A 25-Year Retrospective on Mammalian Cell Culture

Published on: 
BioPharm International, BioPharm International-02-01-2012, Volume 25, Issue 2

This month, we revisit "Industrial-Scale Mammalian Cell Culture, Part I: Bioreactor Design Considerations."

Twenty-five years ago, as today, selection of the bioreactor used for large-scale cell culture was a key component of the success of the production process (1). Kim L. Nelson, PhD, the orginal author of the paper, now director of strategic consulting at CRB Consulting Engineers talks to BioPharm International about bioreactor design for large-scale mammalian cell culture.

BioPharm: In 1988, the size limits for suspension mammalian-cell culture ranged from 8000–10,000 L. Is that still the case?

Nelson: Much has changed in the last 25 years, and the upper limits of mammalian cell-culture suspension bioreactors have increased dramatically. Currently, the largest bioreactors are 25,000 L for suspension cell culture, and around 5,000 L for microcarrier cell culture. It's ironic, however, the increasing titers being achieved in cell culture today may actually make these scale systems unnecessary. The required scale of bioreactors necessary to meet market demands are coming down, in some cases to the point where single-use bioreactors are feasible for commercial products (2).

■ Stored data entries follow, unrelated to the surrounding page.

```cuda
#define K2_WGMMA_D8(o)                                                                                                  \
  "+f"(d[(o)]), "+f"(d[(o) + 1]), "+f"(d[(o) + 2]), "+f"(d[(o) + 3]), "+f"(d[(o) + 4]), "+f"(d[(o) + 5]), "+f"(d[(o) + 6]), \
      "+f"(d[(o) + 7])
#define K2_WGMMA_D32(o) K2_WGMMA_D8(o), K2_WGMMA_D8((o) + 8), K2_WGMMA_D8((o) + 16), K2_WGMMA_D8((o) + 24)

__device__ __forceinline__ void wgmma_m64n128k16(float (&d)[64], uint64_t adesc, uint64_t bdesc, uint32_t accumulate) {
  asm volatile(
      "{\n"
      ".reg .pred p;\n"
      "setp.ne.b32 p, %66, 0;\n"
      "wgmma.mma_async.sync.aligned.m64n128k16.f32.f16.f16 {"
      "%0, %1, %2, %3, %4, %5, %6, %7, %8, %9, %10, %11, %12, %13, %14, %15, "
      "%16, %17, %18, %19, %20, %21, %22, %23, %24, %25, %26, %27, %28, %29, %30, %31, "
      "%32, %33, %34, %35, %36, %37, %38, %39, %40, %41, %42, %43, %44, %45, %46, %47, "
      "%48, %49, %50, %51, %52, %53, %54, %55, %56, %57, %58, %59, %60, %61, %62, %63"
      "}, %64, %65, p, 1, 1, 0, 0;\n"
      "}\n"
      : K2_WGMMA_D32(0), K2_WGMMA_D32(32)
      : "l"(adesc), "l"(bdesc), "r"(accumulate));
}

__device__ __forceinline__ void wgmma_m64n192k16(float (&d)[96], uint64_t adesc, uint64_t bdesc, uint32_t accumulate) {
  asm volatile(
      "{\n"
      ".reg .pred p;\n"
      "setp.ne.b32 p, %98, 0;\n"
      "wgmma.mma_async.sync.aligned.m64n192k16.f32.f16.f16 {"
      "%0, %1, %2, %3, %4, %5, %6, %7, %8, %9, %10, %11, %12, %13, %14, %15, "
      "%16, %17, %18, %19, %20, %21, %22, %23, %24, %25, %26, %27, %28, %29, %30, %31, "
      "%32, %33, %34, %35, %36, %37, %38, %39, %40, %41, %42, %43, %44, %45, %46, %47, "
      "%48, %49, %50, %51, %52, %53, %54, %55, %56, %57, %58, %59, %60, %61, %62, %63, "
      "%64, %65, %66, %67, %68, %69, %70, %71, %72, %73, %74, %75, %76, %77, %78, %79, "
      "%80, %81, %82, %83, %84, %85, %86, %87, %88, %89, %90, %91, %92, %93, %94, %95"
      "}, %96, %97, p, 1, 1, 0, 0;\n"
      "}\n"
      : K2_WGMMA_D32(0), K2_WGMMA_D32(32), K2_WGMMA_D32(64)
      : "l"(adesc), "l"(bdesc), "r"(accumulate));
}

__device__ __forceinline__ void wgmma_m64n256k16(float (&d)[128], uint64_t adesc, uint64_t bdesc, uint32_t accumulate) {
  asm volatile(
      "{\n"
      ".reg .pred p;\n"
      "setp.ne.b32 p, %130, 0;\n"
      "wgmma.mma_async.sync.aligned.m64n256k16.f32.f16.f16 {"
      "%0, %1, %2, %3, %4, %5, %6, %7, %8, %9, %10, %11, %12, %13, %14, %15, "
      "%16, %17, %18, %19, %20, %21, %22, %23, %24, %25, %26, %27, %28, %29, %30, %31, "
      "%32, %33, %34, %35, %36, %37, %38, %39, %40, %41, %42, %43, %44, %45, %46, %47, "
      "%48, %49, %50, %51, %52, %53, %54, %55, %56, %57, %58, %59, %60, %61, %62, %63, "
      "%64, %65, %66, %67, %68, %69, %70, %71, %72, %73, %74, %75, %76, %77, %78, %79, "
      "%80, %81, %82, %83, %84, %85, %86, %87, %88, %89, %90, %91, %92, %93, %94, %95, "
      "%96, %97, %98, %99, %100, %101, %102, %103, %104, %105, %106, %107, %108, %109, %110, %111, "
      "%112, %113, %114, %115, %116, %117, %118, %119, %120, %121, %122, %123, %124, %125, %126, %127"
      "}, %128, %129, p, 1, 1, 0, 0;\n"
      "}\n"
      : K2_WGMMA_D32(0), K2_WGMMA_D32(32), K2_WGMMA_D32(64), K2_WGMMA_D32(96)
      : "l"(adesc), "l"(bdesc), "r"(accumulate));
}
#undef K2_WGMMA_D32
#undef K2_WGMMA_D8

template <int R>
__device__ __forceinline__ void setmaxnreg_dec() {
  asm volatile("setmaxnreg.dec.sync.aligned.u32 %0;" ::"n"(R));
}
template <int R>
__device__ __forceinline__ void setmaxnreg_inc() {
  asm volatile("setmaxnreg.inc.sync.aligned.u32 %0;" ::"n"(R));
}

__device__ __forceinline__ void mma_16816(float (&d)[4], const uint32_t (&a)[4], uint32_t b0, uint32_t b1) {
  asm volatile(
      "mma.sync.aligned.m16n8k16.row.col.f32.f16.f16.f32 {%0, %1, %2, %3}, {%4, %5, %6, %7}, {%8, %9}, "
      "{%0, %1, %2, %3};"
      : "+f"(d[0]), "+f"(d[1]), "+f"(d[2]), "+f"(d[3])
      : "r"(a[0]), "r"(a[1]), "r"(a[2]), "r"(a[3]), "r"(b0), "r"(b1));
}
__device__ __forceinline__ void ldmatrix_x4(uint32_t (&r)[4], uint32_t saddr) {
  asm volatile("ldmatrix.sync.aligned.m8n8.x4.shared.b16 {%0, %1, %2, %3}, [%4];"
               : "=r"(r[0]), "=r"(r[1]), "=r"(r[2]), "=r"(r[3])
               : "r"(saddr));
}
__device__ __forceinline__ void ldmatrix_x4_trans(uint32_t (&r)[4], uint32_t saddr) {
  asm volatile("ldmatrix.sync.aligned.m8n8.x4.trans.shared.b16 {%0, %1, %2, %3}, [%4];"
               : "=r"(r[0]), "=r"(r[1]), "=r"(r[2]), "=r"(r[3])
               : "r"(saddr));
}
__device__ __forceinline__ void cp_async_16(uint32_t saddr, const void* gptr, int src_bytes) {
  asm volatile("cp.async.cg.shared.global [%0], [%1], 16, %2;" ::"r"(saddr), "l"(gptr), "r"(src_bytes) : "memory");
}
__device__ __forceinline__ void cp_async_commit() { asm volatile("cp.async.commit_group;" ::: "memory"); }
template <int N>
__device__ __forceinline__ void cp_async_wait() {
  asm volatile("cp.async.wait_group %0;" ::"n"(N) : "memory");
}

__device__ __forceinline__ void sts_v4(uint32_t saddr, uint32_t a, uint32_t b, uint32_t c, uint32_t d) {
  asm volatile("st.shared.v4.b32 [%0], {%1, %2, %3, %4};" ::"r"(saddr), "r"(a), "r"(b), "r"(c), "r"(d) : "memory");
}
__device__ __forceinline__ uint4 lds_v4(uint32_t saddr) {
  uint4 v;
  asm volatile("ld.shared.v4.b32 {%0, %1, %2, %3}, [%4];" : "=r"(v.x), "=r"(v.y), "=r"(v.z), "=r"(v.w) : "r"(saddr) : "memory");
  return v;
}
__device__ __forceinline__ uint32_t lds_u32(uint32_t saddr) {
  uint32_t v;
  asm volatile("ld.shared.b32 %0, [%1];" : "=r"(v) : "r"(saddr) : "memory");
  return v;
}
__device__ __forceinline__ void named_bar_sync(int id, int count) {
  asm volatile("bar.sync %0, %1;" ::"r"(id), "r"(count) : "memory");
}
__device__ __forceinline__ void pdl_wait() { asm volatile("griddepcontrol.wait;" ::: "memory"); }
__device__ __forceinline__ void pdl_launch() { asm volatile("griddepcontrol.launch_dependents;" ::: "memory"); }

__device__ __forceinline__ float silu_f(float x) {
  const float h = 0.5f * x;
  float t;
  asm("tanh.approx.f32 %0, %1;" : "=f"(t) : "f"(h));
  return fmaf(h, t, h);
}

}
```

kandinsky-2_b200/csrc/k2_internal.h:

```cpp
#pragma once
#include <cuda.h>
#include <cuda_fp16.h>
#include <cuda_runtime.h>
#include <stdint.h>

#include <string>

namespace k2 {

void set_error(const std::string& msg);
int fail(const std::string& msg);
#define K2_CHECK_CUDA(expr)                                                                 \
  do {                                                                                      \
    cudaError_t _e = (expr);                                                                \
    if (_e != cudaSuccess)                                                                  \
      return ::k2::fail(std::string(#expr) + ": " + cudaGetErrorString(_e));                \
  } while (0)
#define K2_REQUIRE(cond, msg)                                  \
  do {                                                         \
    if (!(cond)) return ::k2::fail(std::string("k2b200: ") + (msg)); \
  } while (0)

inline bool aligned16(const void* p) { return (reinterpret_cast<uintptr_t>(p) & 15) == 0; }

int num_sms();
bool pdl_enabled();

template <typename... KArgs, typename... Args>
inline cudaError_t launch_k(void (*kernel)(KArgs...), dim3 grid, dim3 block, size_t smem, cudaStream_t stream,
                            Args&&... args) {
  cudaLaunchConfig_t cfg = {};
  cfg.gridDim = grid;
  cfg.blockDim = block;
  cfg.dynamicSmemBytes = smem;
  cfg.stream = stream;
  cudaLaunchAttribute attr[1];
  attr[0].id = cudaLaunchAttributeProgrammaticStreamSerialization;
  attr[0].val.programmaticStreamSerializationAllowed = 1;
  cfg.attrs = attr;
  cfg.numAttrs = pdl_enabled() ? 1 : 0;
  return cudaLaunchKernelEx(&cfg, kernel, static_cast<KArgs>(args)...);
}
void count_launch(int n = 1);

int encode_tmap_f16(CUtensorMap* out, const void* base, int rank, const uint64_t* dims,
                    const uint64_t* strides_bytes , const uint32_t* box);

struct ConvGemmParams {
  CUtensorMap tmA[3];
  CUtensorMap tmB;
  int w_batched;
  int seg_taps[3];
  int seg_kchunks[3];
  int num_k_chunks;
  int NB, H, W;
  int TN, TH, TW;
  int tiles_n, tiles_h, tiles_w;
  int m_tiles, n_tiles;
  int Cout;
  const float* bias;
  const __half* residual;
  int ldr;
  void* out;
  int ldo;
  int out_mode;
  uint32_t a_box_bytes;
  int splits;
  int k_per_split;
  float* ws;
  long long M_total;
  float2* gn_part;
  int gn_mode;
  int up2;
  int m_tiles_phase;
};
int launch_conv_gemm(const ConvGemmParams& p, int BN, int epilogue_sets, cudaStream_t stream);
int launch_splitk_finalize(const float* ws, int splits, long long M, int Cout, const float* bias, const __half* residual,
                           int ldr, __half* out, int ldo, float2* gn_part, cudaStream_t stream);

struct FlashParams {
  const __half* qkv;
  long long ldq;
  int hs, q_off, k_off, v_off;
  const __half* enc;
  long long lde;
  int ehs, ek_off, ev_off;
  int B, heads, T, Tc;
  __half* out;
  int ldo, ohs;
  float scale_log2e;
};
int gn_apply_blocks_per_sm();
int attention_half_rows();
int launch_attention(const FlashParams& p, int head_dim, cudaStream_t stream);

}
```

Before: 20.73.

## Replace head-dim-64 flash attention with warp-specialized TMA/WGMMA pipelined kernel

```diff
diff --git a/kandinsky-2_b200/csrc/k2_api.cu b/kandinsky-2_b200/csrc/k2_api.cu
--- a/kandinsky-2_b200/csrc/k2_api.cu
+++ b/kandinsky-2_b200/csrc/k2_api.cu
@@ -29,8 +29,6 @@
 static int g_conv_epi_sets = 1;
 static int g_gn_bps = 0;
 int gn_apply_blocks_per_sm() { return g_gn_bps; }
-static int g_attn_half = 1;
-int attention_half_rows() { return g_attn_half; }
 
 int num_sms() {
   static int n = 0;
@@ -256,7 +254,6 @@
     return 0;
   }
   if (key == 9) {
-    g_attn_half = value ? 1 : 0;
     return 0;
   }
 
diff --git a/kandinsky-2_b200/csrc/k2_attention.cu b/kandinsky-2_b200/csrc/k2_attention.cu
--- a/kandinsky-2_b200/csrc/k2_attention.cu
+++ b/kandinsky-2_b200/csrc/k2_attention.cu
@@ -206,11 +206,245 @@
   return 0;
 }
 
+namespace d64 {
+constexpr int BQ = 128;
+constexpr int BKV = 128;
+constexpr int STAGES = 4;
+constexpr int TILE = 128 * 128;
+constexpr int BAR_BYTES = 8 * (2 * STAGES + 1);
+constexpr int SMEM_BYTES = 1024 + TILE * (1 + 2 * STAGES) + BAR_BYTES;
+constexpr int TURN_BAR = 1;
+}
+
+struct AttnD64Params {
+  CUtensorMap tm_qkv;
+  CUtensorMap tm_enc;
+  __half* out;
+  long long ldo;
+  int hs, q_off, k_off, v_off;
+  int ehs, ek_off, ev_off;
+  int T, Tc;
+  float scale_log2e;
+};
+
+template <bool MASK>
+__device__ __forceinline__ void softmax_block(float (&s)[64], float (&m)[2], float (&l)[2], float (&alpha)[2], float c, int valid) {
+  const int kq = 2 * (threadIdx.x & 3);
+  if (MASK) {
+#pragma unroll
+    for (int i = 0; i < 64; ++i)
+      if (8 * (i >> 2) + kq + (i & 1) >= valid) s[i] = -INFINITY;
+  }
+  float mx[2] = {-INFINITY, -INFINITY};
+#pragma unroll
+  for (int i = 0; i < 64; ++i) mx[(i >> 1) & 1] = fmaxf(mx[(i >> 1) & 1], s[i]);
+#pragma unroll
+  for (int h = 0; h < 2; ++h) {
+    mx[h] = fmaxf(mx[h], __shfl_xor_sync(0xffffffffu, mx[h], 1));
+    mx[h] = fmaxf(mx[h], __shfl_xor_sync(0xffffffffu, mx[h], 2));
+    const float m_new = fmaxf(m[h], mx[h] * c);
+    alpha[h] = ex2(m[h] - m_new);
+    m[h] = m_new;
+  }
+  float ls[2][2] = {{0.f, 0.f}, {0.f, 0.f}};
+#pragma unroll
+  for (int i = 0; i < 64; ++i) {
+    const int h = (i >> 1) & 1;
+    s[i] = ex2(fmaf(s[i], c, -m[h]));
+    ls[h][(i >> 2) & 1] += s[i];
+  }
+#pragma unroll
+  for (int h = 0; h < 2; ++h) l[h] = l[h] * alpha[h] + (ls[h][0] + ls[h][1]);
+}
+
+__global__ void __launch_bounds__(384, 1) attention_d64_kernel(const __grid_constant__ AttnD64Params p) {
+  using namespace d64;
+  extern __shared__ uint8_t smem_raw[];
+  uint8_t* smem = reinterpret_cast<uint8_t*>((reinterpret_cast<uintptr_t>(smem_raw) + 1023) & ~static_cast<uintptr_t>(1023));
+  uint8_t* sQ = smem;
+  uint8_t* sK = smem + TILE;
+  uint8_t* sV = sK + STAGES * TILE;
+  uint64_t* full_bar = reinterpret_cast<uint64_t*>(sV + STAGES * TILE);
+  uint64_t* empty_bar = full_bar + STAGES;
+  uint64_t* q_bar = empty_bar + STAGES;
+
+  const int warp = threadIdx.x >> 5;
+  const int lane = threadIdx.x & 31;
+  const int wg = warp >> 2;
+  const int q0 = blockIdx.x * BQ;
+  const int head = blockIdx.y;
+  const int b = blockIdx.z;
+  const int nenc = (p.Tc + BKV - 1) / BKV;
+  const int nblk = nenc + (p.T + BKV - 1) / BKV;
+
+  if (threadIdx.x == 0) {
+    tma_prefetch_desc(&p.tm_qkv);
+    if (nenc) tma_prefetch_desc(&p.tm_enc);
+    for (int i = 0; i < STAGES; ++i) {
+      mbar_init(&full_bar[i], 1);
+      mbar_init(&empty_bar[i], 8);
+    }
+    mbar_init(q_bar, 1);
+    fence_barrier_init();
+  }
+  __syncthreads();
+  pdl_wait();
+  pdl_launch();
+
+  if (wg == 0) {
+    setmaxnreg_dec<40>();
+    if (warp == 0 && elect_one()) {
+      mbar_arrive_expect_tx(q_bar, TILE);
+      tma_load_3d(sQ, &p.tm_qkv, q_bar, head * p.hs + p.q_off, q0, b);
+      for (int j = 0; j < nblk; ++j) {
+        const int st = j % STAGES;
+        if (j >= STAGES) mbar_wait_lean(&empty_bar[st], (j / STAGES - 1) & 1);
+        mbar_arrive_expect_tx(&full_bar[st], 2 * TILE);
+        if (j < nenc) {
+          tma_load_3d(sK + st * TILE, &p.tm_enc, &full_bar[st], head * p.ehs + p.ek_off, j * BKV, b);
+          tma_load_3d(sV + st * TILE, &p.tm_enc, &full_bar[st], head * p.ehs + p.ev_off, j * BKV, b);
+        } else {
+          tma_load_3d(sK + st * TILE, &p.tm_qkv, &full_bar[st], head * p.hs + p.k_off, (j - nenc) * BKV, b);
+          tma_load_3d(sV + st * TILE, &p.tm_qkv, &full_bar[st], head * p.hs + p.v_off, (j - nenc) * BKV, b);
+        }
+      }
+    }
+    return;
+  }
+
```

BioPharm: Given the evolution of production-grade cell lines, is genetic stability still the most important determinant of scale-up potential?

Nelson: Genetic stability is still paramount in a production cell line. If the cell line is unstable, it is unsuitable for large-scale culture and GMP production. Metabolic potential, however, is also now a key requirement for production cell lines. Understanding a cell line's metabolism and nutrient demands helps achieve successful commercial-scale production.. The fed-batch processes used today are quite sophisticated in their feeding strategies, and have produced phenomenal results (2). Such productivity has been achieved by numerous companies, and once developed, can often be rapidly re-optimized for subsequent projects that use the same host cell line.

BioPharm: Is a stirred-tank bioreactor still the most common choice for a large-scale bioreactor?

Nelson: Yes, stirred-tank bioreactors are still the mainstay of cell-culture based biopharmaceutical production. There are also a variety of other, specialized, bioreactors that have been marketed over the years, a number of which are intended for adherent cells and vaccine production. The traditional stainless-steel bioreactor designs offered by the equipment suppliers have been standardized, with a menu of options such as different impellers, or sparging systems. Even specialized (and effective) perfusion systems are being marketed that allow very sizable perfusion bioreactor systems. The industry is increasingly turning toward single-use bioreactors. In this area we are seeing an explosion of novel bioreactor designs each trying to gain a foothold in this market. Again, the stirred-tank bioreactor is emerging as the single-use system of choice for larger volume commercial production.


1. K.L. Nelson, BioPharm. Int. 1 (2), 42–46 (1988).

2. J. P. Smelko et al., Biotechnol. Prog. 27 (5), 1358–1364 (2011).